Cuando esto hago, al asomarme, por encima de todas, “aparece” un rostro que acapara casi al completo el espacio y encubre el interior impidiéndome la aventura del des-cubrir. El “sentido común” me enseñó que eso “que aparece” soy yo. Me aleccionó para que aceptara tal propuesta como mi propio rostro a fuerza de establecer una absurda asociación una, y otra, y otra vez. El hábito quedó adherido a la visión, y el concepto eclipsó la realidad. La imagen desplazó al vacío. Un vacío que a partir de ese momento estará abocado a dejarse “llenar” compulsivamente con todo tipo de experiencias que me señalarán, como un espejismo, que eso es el mundo poblado por un sinfín de fenómenos, muchos de los cuales denominaré seres y los trataré como a mis “semejantes”.

El telón quedará echado y, paradójicamente, comenzará la función.

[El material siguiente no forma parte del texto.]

@@ -356,42 +398,42 @@
   }
   XF_EPI_BARRIER();
   auto row_reduce = [&](float x) { return xf_row16_sum(x); };
-  float mean[2][NPL];
-#pragma unroll
-  for (int hf = 0; hf < 2; ++hf)
+  float mean[NHF][NPL];
+#pragma unroll
+  for (int hf = 0; hf < NHF; ++hf)
 #pragma unroll
     for (int ps = 0; ps < NPL; ++ps) {
       const float4 v = vv[hf][ps];
       const float s = row_reduce((v.x + v.y) + (v.z + v.w));
-      if (li == 0) red[(wr * 2 + wc) * 32 + 16 * hf + prow + RPPL * ps] = s;
+      if (li == 0) red[(wr * 2 + wc) * 32 + 16 * (h0 + hf) + prow + RPPL * ps] = s;
     }
   XF_EPI_BARRIER();
 #pragma unroll
-  for (int hf = 0; hf < 2; ++hf)
+  for (int hf = 0; hf < NHF; ++hf)
 #pragma unroll
     for (int ps = 0; ps < NPL; ++ps) {
-      const int rr = 16 * hf + prow + RPPL * ps;
+      const int rr = 16 * (h0 + hf) + prow + RPPL * ps;
       mean[hf][ps] = (red[(wr * 2) * 32 + rr] + red[(wr * 2 + 1) * 32 + rr]) * (1.f / 128.f);
     }
   XF_EPI_BARRIER();
 #pragma unroll
-  for (int hf = 0; hf < 2; ++hf)
+  for (int hf = 0; hf < NHF; ++hf)
 #pragma unroll
     for (int ps = 0; ps < NPL; ++ps) {
       float4& v = vv[hf][ps];
       const float mu = mean[hf][ps];
       v.x -= mu; v.y -= mu; v.z -= mu; v.w -= mu;
       const float s = row_reduce((v.x * v.x + v.y * v.y) + (v.z * v.z + v.w * v.w));
-      if (li == 0) red[(wr * 2 + wc) * 32 + 16 * hf + prow + RPPL * ps] = s;
+      if (li == 0) red[(wr * 2 + wc) * 32 + 16 * (h0 + hf) + prow + RPPL * ps] = s;
     }
   XF_EPI_BARRIER();
   const float4 gm = *reinterpret_cast<const float4*>(g.ln_gamma + n);
   const float4 bt = *reinterpret_cast<const float4*>(g.ln_beta + n);
 #pragma unroll
-  for (int hf = 0; hf < 2; ++hf)
+  for (int hf = 0; hf < NHF; ++hf)
 #pragma unroll
     for (int ps = 0; ps < NPL; ++ps) {
-      const int rr = 16 * hf + prow + RPPL * ps;
+      const int rr = 16 * (h0 + hf) + prow + RPPL * ps;
       const int64_t m = m0 + wr * WM + rr;
       const float var = (red[(wr * 2) * 32 + rr] + red[(wr * 2 + 1) * 32 + rr]) * (1.f / 128.f);
       const float rs = rsqrtf(var + g.ln_eps);
@@ -516,6 +558,46 @@
   XF_EPI_BARRIER();
   for (int o = threadIdx.x; o < 3 * 128; o += 256)
     g.lnb_partials[(int64_t)tile_m * 3 * 128 + o] = colred[o] + colred[3 * 128 + o];
+}
+
+template <class P, int BM, int BN, int BK, bool TA, bool TB, int EPI, uint32_t S>
+constexpr bool gemm_has_tail32() {
+  return epi_res_ln(EPI) && sizeof(typename P::elem) == 2 && BM == 64 && BN == 128 && BK == 64 && !TA && !TB &&
+         S == (XF_S16_A | XF_S16_B);
+}
+template <class P, int BK, int EPI>
+__device__ __forceinline__ void gemm_tail32_ln(const GemmArgs& g, unsigned char* smem, const int64_t m0) {
+  using elem = typename P::elem;
+  using TileA = OperandTile<P, 32, BK, false>;
+  using TileB = OperandTile<P, 128, BK, false>;
+  using FR = Frag<P, false>;
+  elem* const sA = reinterpret_cast<elem*>(smem);
+  elem* const sB = sA + TileA::IMG_ELEMS;
+  const int lane = threadIdx.x & 63, wid = threadIdx.x >> 6;
+  f32x16 acc;
+#pragma unroll
+  for (int r = 0; r < 16; ++r) acc[r] = 0.f;
+  TileA ta;
+  TileB tb;
+  const int nk = (g.K + BK - 1) / BK;
+  ta.template load<true>(g.A, g.lda, m0, g.M, 0, g.K);
+  tb.template load<true>(g.B, g.ldb, 0, g.N, 0, g.K);
+#pragma unroll 1
+  for (int kt = 0; kt < nk; ++kt) {
+    __syncthreads();
+    ta.template commit<true>(sA);
+    tb.template commit<true>(sB);
+    __syncthreads();
+    if (kt + 1 < nk) {
+      ta.template load<true>(g.A, g.lda, m0, g.M, (kt + 1) * BK, g.K);
+      tb.template load<true>(g.B, g.ldb, 0, g.N, (kt + 1) * BK, g.K);
+    }
+#pragma unroll
+    for (int k0 = 0; k0 < BK; k0 += FR::KS)
+      acc = xf_mma(FR::get(sA, TileA::LD, 0, k0), FR::get(sB, TileB::LD, wid * 32, k0), acc);
+  }
+  __syncthreads();
+  epi_drop_res_ln_64x128<epi_res_mode(EPI), true>(&acc, smem, g, m0, wid, lane);
 }
 
 template <class P, int BM, int BN, int BK, bool TA, bool TB, int EPI, uint32_t S>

Un espectáculo que de una manera compulsiva debe mantener su continuidad, pase lo que pase, caiga lo que caiga, aunque sea la verdad de una mirada inocente y pura que se asomó a ese espejo buscándose a través de la extrañeza y acabó pagando su osadía siendo arrancada bruscamente de ningún sitio para ser arrojada a otra parte, al plano de la definición, de la condición y del simulacro conceptual.
A partir de ese entonces ya no te verás y referirás a ti a través de lo visto. Quedarás condenado y atrapado, enajenado, tomando lo extraño como propio, y te habrás extraviado en tu mismo reino sin salir de casa. Te verás perdido y confuso en el bosque de los argumentos, tratando en vano de justificar tamaña farsa. Serán precisamente tus propias proyecciones, los otros, los principales cómplices. Ciegos con ojos cuya mirada apunta siempre más allá de sí mismos, a un afuera compartido y consensuado, incluso en su gran dosis de contradicción. 

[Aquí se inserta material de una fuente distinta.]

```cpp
template <typename DsLayout, typename DsTypes>
using ConvA = ck::tensor_operation::device::DeviceGroupedConvFwdMultipleABD_Xdl_CShuffle<
    2, lay::NHWGC, lay::GKYXC, DsLayout, lay::NHWGK, F16, F16, F32, F16, DsTypes, F16, PassThrough, PassThrough, BiasResAct,
    kConvDefault, kMNKPadding, 1, 256, 256, 128, 32, 8, 8, 32, 32, 4, 2,
    S<4, 64, 1>, S<1, 0, 2>, S<1, 0, 2>, 2, 8, 8, 1,
    S<4, 64, 1>, S<1, 0, 2>, S<1, 0, 2>, 2, 8, 8, 1,
    1, 1, S<1, 32, 1, 8>, 8>;

using DsBias = ck::Tuple<lay::G_K>;
using DsBiasRes = ck::Tuple<lay::G_K, lay::NHWGK>;
using T1 = ck::Tuple<F16>;
using T2 = ck::Tuple<F16, F16>;

struct DevGuard {
  int prev = -1;
  explicit DevGuard(int dev) {
    int cur = -1;
    if (hipGetDevice(&cur) == hipSuccess && cur != dev && hipSetDevice(dev) == hipSuccess) prev = cur;
  }
  ~DevGuard() { if (prev >= 0) (void)hipSetDevice(prev); }
  DevGuard(const DevGuard&) = delete;
  DevGuard& operator=(const DevGuard&) = delete;
};

struct Shape { int n, h, w, c, k; };

template <typename Op, int ND>
int run(const void* x, const void* w, const std::array<const void*, ND>& ds, void* y, const Shape& s, int relu, hipStream_t stream,
        bool launch) {
  using A5 = std::array<ck::index_t, 5>;
  using A2 = std::array<ck::index_t, 2>;
  const int n = s.n, h = s.h, wd = s.w, c = s.c, k = s.k;
  const A5 xl{1, n, c, h, wd}, xs{c, h * wd * c, 1, wd * c, c};
  const A5 wl{1, k, c, 3, 3}, ws{k * 9 * c, 9 * c, 1, 3 * c, c};
  const A5 yl{1, n, k, h, wd}, ys{k, h * wd * k, 1, wd * k, k};
  const A5 bs{k, 0, 1, 0, 0};
  std::array<A5, ND> dl, dst;
  dl[0] = yl; dst[0] = bs;
  if (ND == 2) { dl[ND - 1] = yl; dst[ND - 1] = ys; }
  const A2 one{1, 1};
  try {
    auto arg = Op::MakeArgument(x, w, ds, y, xl, xs, wl, ws, dl, dst, yl, ys, one, one, one, one, PassThrough{}, PassThrough{},
                                BiasResAct{relu});
    if (!Op::IsSupportedArgument(arg)) return ELFGO_E_BADARG;
    if (!launch) return 0;
    auto inv = Op::MakeInvoker();
    (void)inv.Run(arg, StreamConfig{stream, false});
  } catch (...) {
    hipError_t e = hipGetLastError();
    return e == hipSuccess ? (int)hipErrorLaunchFailure : (int)e;
  }
  hipError_t e = hipGetLastError();
  return e == hipSuccess ? 0 : (int)e;
}

}

extern "C" __attribute__((visibility("hidden"))) int elfnet_conv3x3_native_f16(const void* x, const void* w, const void* bias,
                                                                               const void* res, void* y, int64_t rows, int h, int wd,
                                                                               int c, int k, int relu, hipStream_t stream);

extern "C" int elfnet_conv3x3_f16(const void* x, const void* w, const void* bias, const void* res, void* y, int64_t rows, int h, int wd,
                                  int c, int k, int relu, int algo, void* stream) {
  if (!x || !w || !bias || !y || rows < 0 || h <= 0 || wd <= 0 || c <= 0 || k <= 0) return ELFGO_E_BADARG;
  if ((c & 7) != 0 || (k & 7) != 0 || (algo != 0 && algo != 1)) return ELFGO_E_BADARG;
  if ((((uintptr_t)x | (uintptr_t)w | (uintptr_t)bias | (uintptr_t)res | (uintptr_t)y) & 15) != 0) return ELFGO_E_BADARG;
  if (y == x || y == res) return ELFGO_E_BADARG;
  const int64_t cmax = c > k ? c : k;
  if (rows * h * wd * cmax >= ((int64_t)1 << 30) || (int64_t)k * 9 * c >= ((int64_t)1 << 30)) return ELFGO_E_BADARG;
  if (rows == 0) return 0;
  hipPointerAttribute_t at;
  if (hipPointerGetAttributes(&at, x) != hipSuccess) { (void)hipGetLastError(); return ELFGO_E_BADARG; }
  DevGuard _dg(at.device);
  const Shape s{(int)rows, h, wd, c, k};
  hipStream_t st = (hipStream_t)stream;
  if (algo == 1) return elfnet_conv3x3_native_f16(x, w, bias, res, y, rows, h, wd, c, k, relu, st);
  if (res) return run<ConvA<DsBiasRes, T2>, 2>(x, w, {bias, res}, y, s, relu, st, true);
  return run<ConvA<DsBias, T1>, 1>(x, w, {bias}, y, s, relu, st, true);
}
```

elf_amd/csrc/net_conv3x3.hip:

```cpp
#include <hip/hip_runtime.h>
#include <stdint.h>

#include "../../include/elf_amd.h"


namespace {

typedef _Float16 half8 __attribute__((ext_vector_type(8)));
typedef _Float16 half4 __attribute__((ext_vector_type(4)));
typedef float floatx16 __attribute__((ext_vector_type(16)));

constexpr int kTileM = 256;
constexpr int kTileN = 256;
constexpr int kThreads = 512;
constexpr int kOperandBytes = 256 * 128;
constexpr int kBufBytes = 2 * kOperandBytes;
constexpr int kLdsBytes = 2 * kBufBytes;

__device__ __attribute__((aligned(128))) unsigned char g_zero_line[128] = {0};

typedef const __attribute__((address_space(1))) void* gptr_t;
typedef __attribute__((address_space(3))) void* lptr_t;

__device__ __forceinline__ void stage16(const char* src, char* lds_base) {
  __builtin_amdgcn_global_load_lds((gptr_t)src, (lptr_t)lds_base, 16, 0, 0);
}

template <int kN, bool kLgkm>
__device__ __forceinline__ void wait_staged() {
  if constexpr (kLgkm) asm volatile("s_waitcnt vmcnt(%0) lgkmcnt(0)" ::"n"(kN) : "memory");
  else asm volatile("s_waitcnt vmcnt(%0)" ::"n"(kN) : "memory");
}
__device__ __forceinline__ void raw_barrier() {
  __builtin_amdgcn_s_barrier();
  asm volatile("" ::: "memory");
  __builtin_amdgcn_sched_barrier(0);
}
template <int kV> struct Mode { static constexpr int v = kV; };

template <bool kHasRes>
__global__ __launch_bounds__(kThreads, 2) void k_conv3x3_f16(const char* __restrict__ x, const char* __restrict__ w,
                                                             const _Float16* __restrict__ bias, const _Float16* __restrict__ res,
                                                             _Float16* __restrict__ y, int M, int H, int W, int Cin, int K, int relu) {
  __shared__ __attribute__((aligned(128))) char lds[kLdsBytes];
  const int tid = threadIdx.x, lane = tid & 63, wv = __builtin_amdgcn_readfirstlane(tid >> 6);
  const int kbase = blockIdx.y * kTileN;
  const int tile = blockIdx.x;

  uint32_t xoff[4], woff[4], xmask[4];
  const unsigned char* zsrc = g_zero_line + (lane & 7) * 16;
#pragma unroll
  for (int j = 0; j < 4; ++j) {
    const int hf = j >> 1, i = j & 1;
    const int r = i * 128 + hf * 64 + wv * 8 + (lane >> 3);
    const int p = tile * kTileM + r;
    uint32_t m = 0;
    if (p < M) {
      const int rem = p % (H * W), hh = rem / W, ww = rem - hh * W;
#pragma unroll
      for (int tap = 0; tap < 9; ++tap) {
        const int dy = tap / 3 - 1, dx = tap % 3 - 1;
        if ((unsigned)(hh + dy) < (unsigned)H && (unsigned)(ww + dx) < (unsigned)W) m |= 1u << tap;
      }
    }
    xmask[j] = m;
    xoff[j] = (uint32_t)p * (uint32_t)(Cin * 2) + (((lane & 7) ^ ((r >> 1) & 7)) << 4);
    const int rw = (i * 2 + (wv >> 2)) * 64 + hf * 32 + (wv & 3) * 8 + (lane >> 3);
    woff[j] = (uint32_t)(kbase + rw) * (uint32_t)(9 * Cin * 2) + (((lane & 7) ^ ((rw >> 1) & 7)) << 4);
  }
  auto stage_x = [&](int hf, int tap, int kc, int buf) {
    const int dy = tap / 3 - 1, dx = tap - (tap / 3) * 3 - 1;
    const uint32_t d = (uint32_t)((dy * W + dx) * Cin * 2 + kc * 128);
#pragma unroll
    for (int i = 0; i < 2; ++i)
      stage16(((xmask[hf * 2 + i] >> tap) & 1) ? x + (uint32_t)(xoff[hf * 2 + i] + d) : (const char*)zsrc,
              lds + buf * kBufBytes + (i * 128 + hf * 64 + wv * 8) * 128);
  };
  auto stage_w = [&](int hf, int tap, int kc, int buf) {
    const uint32_t d = (uint32_t)(tap * Cin * 2 + kc * 128);
#pragma unroll
    for (int i = 0; i < 2; ++i)
      stage16(w + (uint32_t)(woff[hf * 2 + i] + d),
              lds + buf * kBufBytes + kOperandBytes + ((i * 2 + (wv >> 2)) * 64 + hf * 32 + (wv & 3) * 8) * 128);
  };

  const int wm = wv >> 2, wn = wv & 3;
  const int fr = lane & 31, fh = lane >> 5;
  const int sw = (fr >> 1) & 7;
  const int xrow = (wm * 128 + fr) * 128;
  const int wrow = kOperandBytes + (wn * 64 + fr) * 128;
  int cs[4];
#pragma unroll
  for (int kk = 0; kk < 4; ++kk) cs[kk] = (((kk >> 1) * 4 + fh * 2 + (kk & 1)) ^ sw) << 4;
  auto ldx = [&](const char* b, int mt, int kk) { return *(const half8*)(b + xrow + mt * 4096 + cs[kk]); };
  auto ldw = [&](const char* b, int nt, int kk) { return *(const half8*)(b + wrow + nt * 4096 + cs[kk]); };

  floatx16 acc[4][2];
#pragma unroll
  for (int mt = 0; mt < 4; ++mt)
#pragma unroll
    for (int nt = 0; nt < 2; ++nt)
#pragma unroll
      for (int e = 0; e < 16; ++e) acc[mt][nt][e] = 0.0f;

  const int kchunks = Cin >> 6, ktiles = 9 * kchunks;
  half8 xf[2][4], wa[4], wb[4];
  int tap1 = 0, kc1 = 1, tap2 = 0, kc2 = 2;
  if (kchunks == 1) { tap1 = 1; kc1 = 0; tap2 = 2; kc2 = 0; }
  else if (kchunks == 2) { tap2 = 1; kc2 = 0; }
  stage_x(0, 0, 0, 0); stage_w(0, 0, 0, 0); stage_w(1, 0, 0, 0); stage_x(1, 0, 0, 0);
  stage_x(0, tap1, kc1, 1); stage_w(0, tap1, kc1, 1); stage_w(1, tap1, kc1, 1);
  wait_staged<8, false>();
  raw_barrier();

  auto ktile = [&](auto mode, int t) {
    constexpr int kMode = decltype(mode)::v;
    const int cur = t & 1, nxt = cur ^ 1;
    const char* b = lds + cur * kBufBytes;
#pragma unroll
    for (int kk = 0; kk < 4; ++kk) {
      wa[kk] = ldw(b, 0, kk);
      xf[0][kk] = ldx(b, 0, kk);
      xf[1][kk] = ldx(b, 1, kk);
      wb[kk] = ldw(b, 1, kk);
    }
    if constexpr (kMode <= 1) stage_x(1, tap1, kc1, nxt);
    wait_staged<kMode == 2 ? 0 : 8, true>();
    raw_barrier();
    __builtin_amdgcn_s_setprio(1);
#pragma unroll
    for (int kk = 0; kk < 4; ++kk) {
      acc[0][0] = __builtin_amdgcn_mfma_f32_32x32x16_f16(wa[kk], xf[0][kk], acc[0][0], 0, 0, 0);
      acc[1][0] = __builtin_amdgcn_mfma_f32_32x32x16_f16(wa[kk], xf[1][kk], acc[1][0], 0, 0, 0);
      acc[0][1] = __builtin_amdgcn_mfma_f32_32x32x16_f16(wb[kk], xf[0][kk], acc[0][1], 0, 0, 0);
      acc[1][1] = __builtin_amdgcn_mfma_f32_32x32x16_f16(wb[kk], xf[1][kk], acc[1][1], 0, 0, 0);
    }
    __builtin_amdgcn_s_setprio(0);
    __builtin_amdgcn_sched_barrier(0);
    raw_barrier();
#pragma unroll
    for (int kk = 0; kk < 4; ++kk) {
      xf[0][kk] = ldx(b, 2, kk);
      xf[1][kk] = ldx(b, 3, kk);
    }
    if constexpr (kMode == 0) { stage_x(0, tap2, kc2, cur); stage_w(0, tap2, kc2, cur); stage_w(1, tap2, kc2, cur); }
    wait_staged<kMode == 0 ? 8 : kMode == 1 ? 2 : 0, true>();
    raw_barrier();
    __builtin_amdgcn_s_setprio(1);
#pragma unroll
    for (int kk = 0; kk < 4; ++kk) {
      acc[2][0] = __builtin_amdgcn_mfma_f32_32x32x16_f16(wa[kk], xf[0][kk], acc[2][0], 0, 0, 0);
      acc[3][0] = __builtin_amdgcn_mfma_f32_32x32x16_f16(wa[kk], xf[1][kk], acc[3][0], 0, 0, 0);
      acc[2][1] = __builtin_amdgcn_mfma_f32_32x32x16_f16(wb[kk], xf[0][kk], acc[2][1], 0, 0, 0);
      acc[3][1] = __builtin_amdgcn_mfma_f32_32x32x16_f16(wb[kk], xf[1][kk], acc[3][1], 0, 0, 0);
    }
    __builtin_amdgcn_s_setprio(0);
    __builtin_amdgcn_sched_barrier(0);
    raw_barrier();
  };
  const int late = __builtin_amdgcn_readfirstlane(tid >> 8);
  if (late) raw_barrier();
  for (int t = 0; t < ktiles - 2; ++t) {
    ktile(Mode<0>{}, t);
    tap1 = tap2; kc1 = kc2;
    if (++kc2 == kchunks) { kc2 = 0; ++tap2; }
  }
  ktile(Mode<1>{}, ktiles - 2);
  ktile(Mode<2>{}, ktiles - 1);
  if (!late) raw_barrier();

  __syncthreads();
#pragma unroll
  for (int mt = 0; mt < 4; ++mt)
#pragma unroll
    for (int nt = 0; nt < 2; ++nt) {
      const int pos = wm * 128 + mt * 32 + fr;
#pragma unroll
      for (int g = 0; g < 4; ++g) {
        const int ch = wn * 64 + nt * 32 + g * 8 + fh * 4;
        half4 hv;
#pragma unroll
        for (int e = 0; e < 4; ++e) hv[e] = (_Float16)acc[mt][nt][g * 4 + e];
        *(half4*)(lds + pos * 512 + (((ch >> 3) ^ (pos & 31)) << 4) + ((ch >> 2) & 1) * 8) = hv;
      }
    }
  const int q = tid & 31;
  const half8 bv = *(const half8*)(bias + kbase + q * 8);
  if constexpr (kHasRes) {
    half8 rv[16];
#pragma unroll
    for (int it = 0; it < 16; ++it) {
      const int p = tile * kTileM + it * 16 + (tid >> 5);
      rv[it] = *(const half8*)(res + (size_t)(p < M ? p : M - 1) * K + kbase + q * 8);
    }
    __syncthreads();
#pragma unroll
    for (int it = 0; it < 16; ++it) {
      const int pos = it * 16 + (tid >> 5);
      const int p = tile * kTileM + pos;
      const half8 cv = *(const half8*)(lds + pos * 512 + ((q ^ (pos & 31)) << 4));
      half8 ov;
#pragma unroll
      for (int e = 0; e < 8; ++e) {
        float v = (float)cv[e];
        v += (float)bv[e];
        v += (float)rv[it][e];
        if (relu) v = fmaxf(v, 0.0f);
        ov[e] = (_Float16)v;
      }
      if (p < M) *(half8*)(y + (size_t)p * K + kbase + q * 8) = ov;
    }
  } else {
    __syncthreads();
#pragma unroll 4
    for (int it = 0; it < 16; ++it) {
      const int pos = it * 16 + (tid >> 5);
      const int p = tile * kTileM + pos;
      if (p < M) {
        const half8 cv = *(const half8*)(lds + pos * 512 + ((q ^ (pos & 31)) << 4));
        half8 ov;
#pragma unroll
        for (int e = 0; e < 8; ++e) {
          float v = (float)cv[e];
          v += (float)bv[e];
          if (relu) v = fmaxf(v, 0.0f);
          ov[e] = (_Float16)v;
        }
        *(half8*)(y + (size_t)p * K + kbase + q * 8) = ov;
      }
    }
  }
}

}
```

Ahora todo serán fronteras, límites y reglas. Normas y posiciones. Lo tuyo y lo mío. El lenguaje de la yoidad y la propiedad está servido. Las fichas dispuestas en el gran tablero de la estrategia. Y tú, convertido en, e investido de “tú”, mueves y juegas vencido de antemano. Convencido de un pasatiempo convenido. Seas entrando en el engranaje de lo previsible. Has dejado de ser ORIGINAL. Y con el tiempo todo huele a  rancio, a pasado. Un pasado que cada vez pesa más y que te ves impelido a arrastrar en tu deambular por el espejismo, como la bola del preso encadenada a tu falta de convicción al acatar tus trabajos más que forzosos, como mínimo forzador.

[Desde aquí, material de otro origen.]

# TensorHusker/Butterfly

Hardware: AMD Instinct MI355X
Metric: tokens/sec (node) + p50 latency, Llama-3-70B split across 1/2/4/8 MI355X (higher is better)
Workload: dtype bf16; 1 GPU; model=Llama-3-70B, global_batch=64, seq_len=1024, parallelism=single, hipgraph=True, kv_cache_dtype=bfloat16, async_decode=True, mixed=True, prefix_caching=True

## Files before the change

### butterfly_amd/ops/__init__.py

```python
from __future__ import annotations

import os
import threading
from typing import Optional
from pathlib import Path

import torch

from . import reference as ref
from .reference import SILU_INTERLEAVE, interleave_gate_up, rope_tables, split_gate_up

_LIB_PATH = Path(__file__).resolve().parent.parent / "_C.so"
_loaded = False
_load_error: str | None = None

EPILOGUES = {"none": 0, "bias": 1, "silu": 2}
DECODE_PART_TOKENS = 0


def load_library(path: str | os.PathLike | None = None) -> bool:
    global _loaded, _load_error
    if _loaded:
        return True
    p = Path(path) if path else Path(os.environ.get("BFLY_KERNEL_LIB") or _LIB_PATH)
# ... 528 lines not shown
        torch.ops.bfly.w8_scale_cols(y, scale, out, epi)
    return out


def linear_silu_gate(x, w, gates, e0: int, num_local: int, packed=None):
    if isinstance(x, RowNormed) or not _gpu(x):
        h = linear(x, w, epilogue="silu")
        return moe_gate_scale_(h, gates, e0, num_local)
    out = _empty(x.shape[0], w.shape[0] // 2, dtype=x.dtype, device=x.device)
    if packed is not None and torch.ops.bfly.gemm_packed(x, packed, out, 3, None, 0.0, gates, e0, num_local) > 0:
        return out
    torch.ops.bfly.gemm_silu_gate(x, w, out, gates, e0, num_local)
    return out


def gemm_plan(M: int, N: int, K: int) -> dict:
    load_library()
    k, mt, nt, bm, bn, sk, wk = torch.ops.bfly.gemm_plan(M, N, K)
    return {"kind": ("skinny", "tile", "big", "dec", "big8", "mid8", "big4", "mid4")[k], "mt": mt, "nt": nt, "wk": wk, "bm": bm, "bn": bn,
            "splitk": sk}


def attn_prefill(q, k, v, cu_seqlens, max_seqlen: int, scale: float, causal: bool = True,
                 out=None, cu_seqlens_k=None, return_lse: bool = False):
    if not _gpu(q):
        return ref.attn_prefill(q, k, v, cu_seqlens, max_seqlen, scale, causal, out, cu_seqlens_k, return_lse)
    if out is None:
        out = _empty(q.shape, dtype=q.dtype, device=q.device)
    lse = _empty(q.shape[0], q.shape[1], dtype=torch.float32, device=q.device) if return_lse else None
    torch.ops.bfly.attn_prefill(q, k, v, cu_seqlens, max_seqlen, scale, causal, out, cu_seqlens_k, lse)
    return (out, lse) if return_lse else out


def attn_prefill_paged(q, k_cache, v_cache, tables, cu_q, positions, max_q: int, scale: float, out=None):
    if not _gpu(q):
# ... 136 lines not shown
```

### butterfly_amd/utils/flags.py

```python
from __future__ import annotations

import os
from dataclasses import dataclass
from typing import Any, Callable


@dataclass(frozen=True)
class Flag:
    name: str
    default: Any
    parse: Callable[[str], Any]
    help: str


def _bool(s: str) -> bool:
    return s.strip().lower() in ("1", "true", "yes", "on")


FLAGS: dict[str, Flag] = {}


def define(name: str, default, parse, help: str) -> Flag:
    f = Flag(name, default, parse, help)
    FLAGS[name] = f
# ... 12 lines not shown
define("BFLY_CUSTOM_AR", True, _bool, "use the one-shot IPC all-reduce kernel (self-tested at start-up, "
       "RCCL otherwise) for small TP all-reduces")
define("BFLY_CUSTOM_AR_MAX_BYTES", 8 << 20, int, "largest all-reduce (bytes) routed to the IPC kernel")
define("BFLY_CUSTOM_AR_AUTOTUNE", True, _bool, "time the IPC all-reduce (one- / two-shot) against RCCL at start-up "
       "and route each message size to the faster one (0: the fixed BFLY_CUSTOM_AR_* thresholds)")
define("BFLY_AR_BUTTERFLY", "", str, "\"W@lo:hi[,...]\": all-reduces of lo..hi bytes over a group of W ranks (bare "
       "\"lo:hi\": any power-of-two group) run as the butterfly "
       "(recursive halving + doubling over point-to-point transfers, parallel/butterfly.py), outside graph capture; set by "
       "the start-up probe only where it measured faster than RCCL and the IPC kernel (empty = never)")
define("BFLY_PROBE_BUTTERFLY", False, _bool, "the start-up comm probe also times the butterfly all-reduce (and may "
       "route sizes to it through BFLY_AR_BUTTERFLY)")
define("BFLY_CUSTOM_AR_2SHOT_BYTES", 512 << 10, int, "IPC all-reduces of at least this many bytes over 4 or 8 "
       "ranks run as reduce-scatter + all-gather (2S/W bytes per link instead of S; 0 = always one-shot)")
define("BFLY_GEMM_TUNED", True, _bool, "consult the measured GEMM plan table (0: heuristic plans only; read by the kernel library)")
define("BFLY_GEMM_NT_WEIGHTS", True, _bool, "stream decode GEMM weights with the non-temporal policy (read by the kernel library)")
define("BFLY_GEMM_PLAN", "", str, "force GEMM plans for whole-model A/B runs: \"N,K,Mbucket:kind,mt,nt,wk,bm,bn,sk;...\" "
       "(read by the kernel library)")
define("BFLY_ATTN_XCD", 1, int, "prefill attention: XCD-aware item walk (0: plain order; read by the kernel library)")
define("BFLY_ATTN_TRACE", "", str, "set: the prefill attention kernel stamps its item phases into the LSE buffer "
       "instead of writing results (tools/attn_trace.py; read by the kernel library)")
define("BFLY_KERNEL_LIB", "", str, "path of another build of the kernel library (same-box A/B runs of kernel changes)")
define("BFLY_LOG_JSON", False, _bool, "emit log records as one JSON object per line")
define("BFLY_RESTART", 0, int, "restart attempt of this job (set by `launch --max-restarts`; 0 = first run)")
define("BFLY_ATTN_PAGED_LDS", True, _bool, "paged-prefix prefill attention: the LDS-staged kernel for chunks of "
       "several sequences (0: the register kernel everywhere; read by the kernel library)")
define("BFLY_DEFER_REDUCE", True, _bool, "fuse split-K GEMM reduces into the consuming rope / add+rmsnorm kernels")
define("BFLY_NORM_ROWSCALE", True, _bool, "decode add+RMSNorm split over (row, 1024-column) workgroups that write x * g "
       "and partial sums of squares; the consuming QKV / gate-up GEMM applies the 1/rms row scale in its epilogue "
       "(tp == 1, batches <= BFLY_NORM_ROWSCALE_MAX_ROWS; 0: one-workgroup-per-row add+RMSNorm)")
define("BFLY_NORM_ROWSCALE_MAX_ROWS", 256, int, "largest batch that takes the row-split add+RMSNorm")
# ... 83 lines not shown
```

Y por la noche, con la mirada que se escurre entre los barrotes del ventanuco de tu celda, con callos hasta en el alma, apenas te quedará osadía para vislumbrar ese quicio de luna que te hará soñar otra vida. Otros rumbos por explorar, te dirás extenuado. Y surcarás otros mares embarcado en el pensamiento alimentando la misma ignorancia que llevó tus huesos a esa mazmorra a través del laberinto de la ilusión. Clamarás a un Dios inventado como si un poder superior a ti pudiera remontarte más allá de la pesadilla. Y te refugiarás así en la ensenada del conformismo y la predestinación. Cederás tu escaso y famélico poder a tu construcción divina, agarrotando tus posibilidades. Habrás puesto así precio a tu libertad. Un muy alto y sagrado precio que habrás de pagar como peaje en la autopista de la religión.
¿A través de qué extraños mecanismos y procedimientos ese espacio apersonal que se asomaba (más bien generaba con su visión imparcial) al mundo se enajena de sí y se extravía en su juego?
¿Por qué perdemos el referente de los fenómenos que apuntan, como enseñanzas, con su naturaleza cambiante e ilusoria, a nuestra propia esencia que es en verdad lo único que permanece tan inamovible como vacío de implicación y afectación?
¿Qué suerte de sortilegio es aquél que nos lleva de experiencia en experiencia, ávidos de algo que nos haga sentir cualquier cosa con tal de no reparar en nosotros mismos más allá de toda forma, sonido o sabor?
Si todo es presenciado desde ese espacio incondicionado que observa mudo el espectáculo de la manifestación con sus múltiples cabriolas, ¿de dónde viene ese horror al vacío?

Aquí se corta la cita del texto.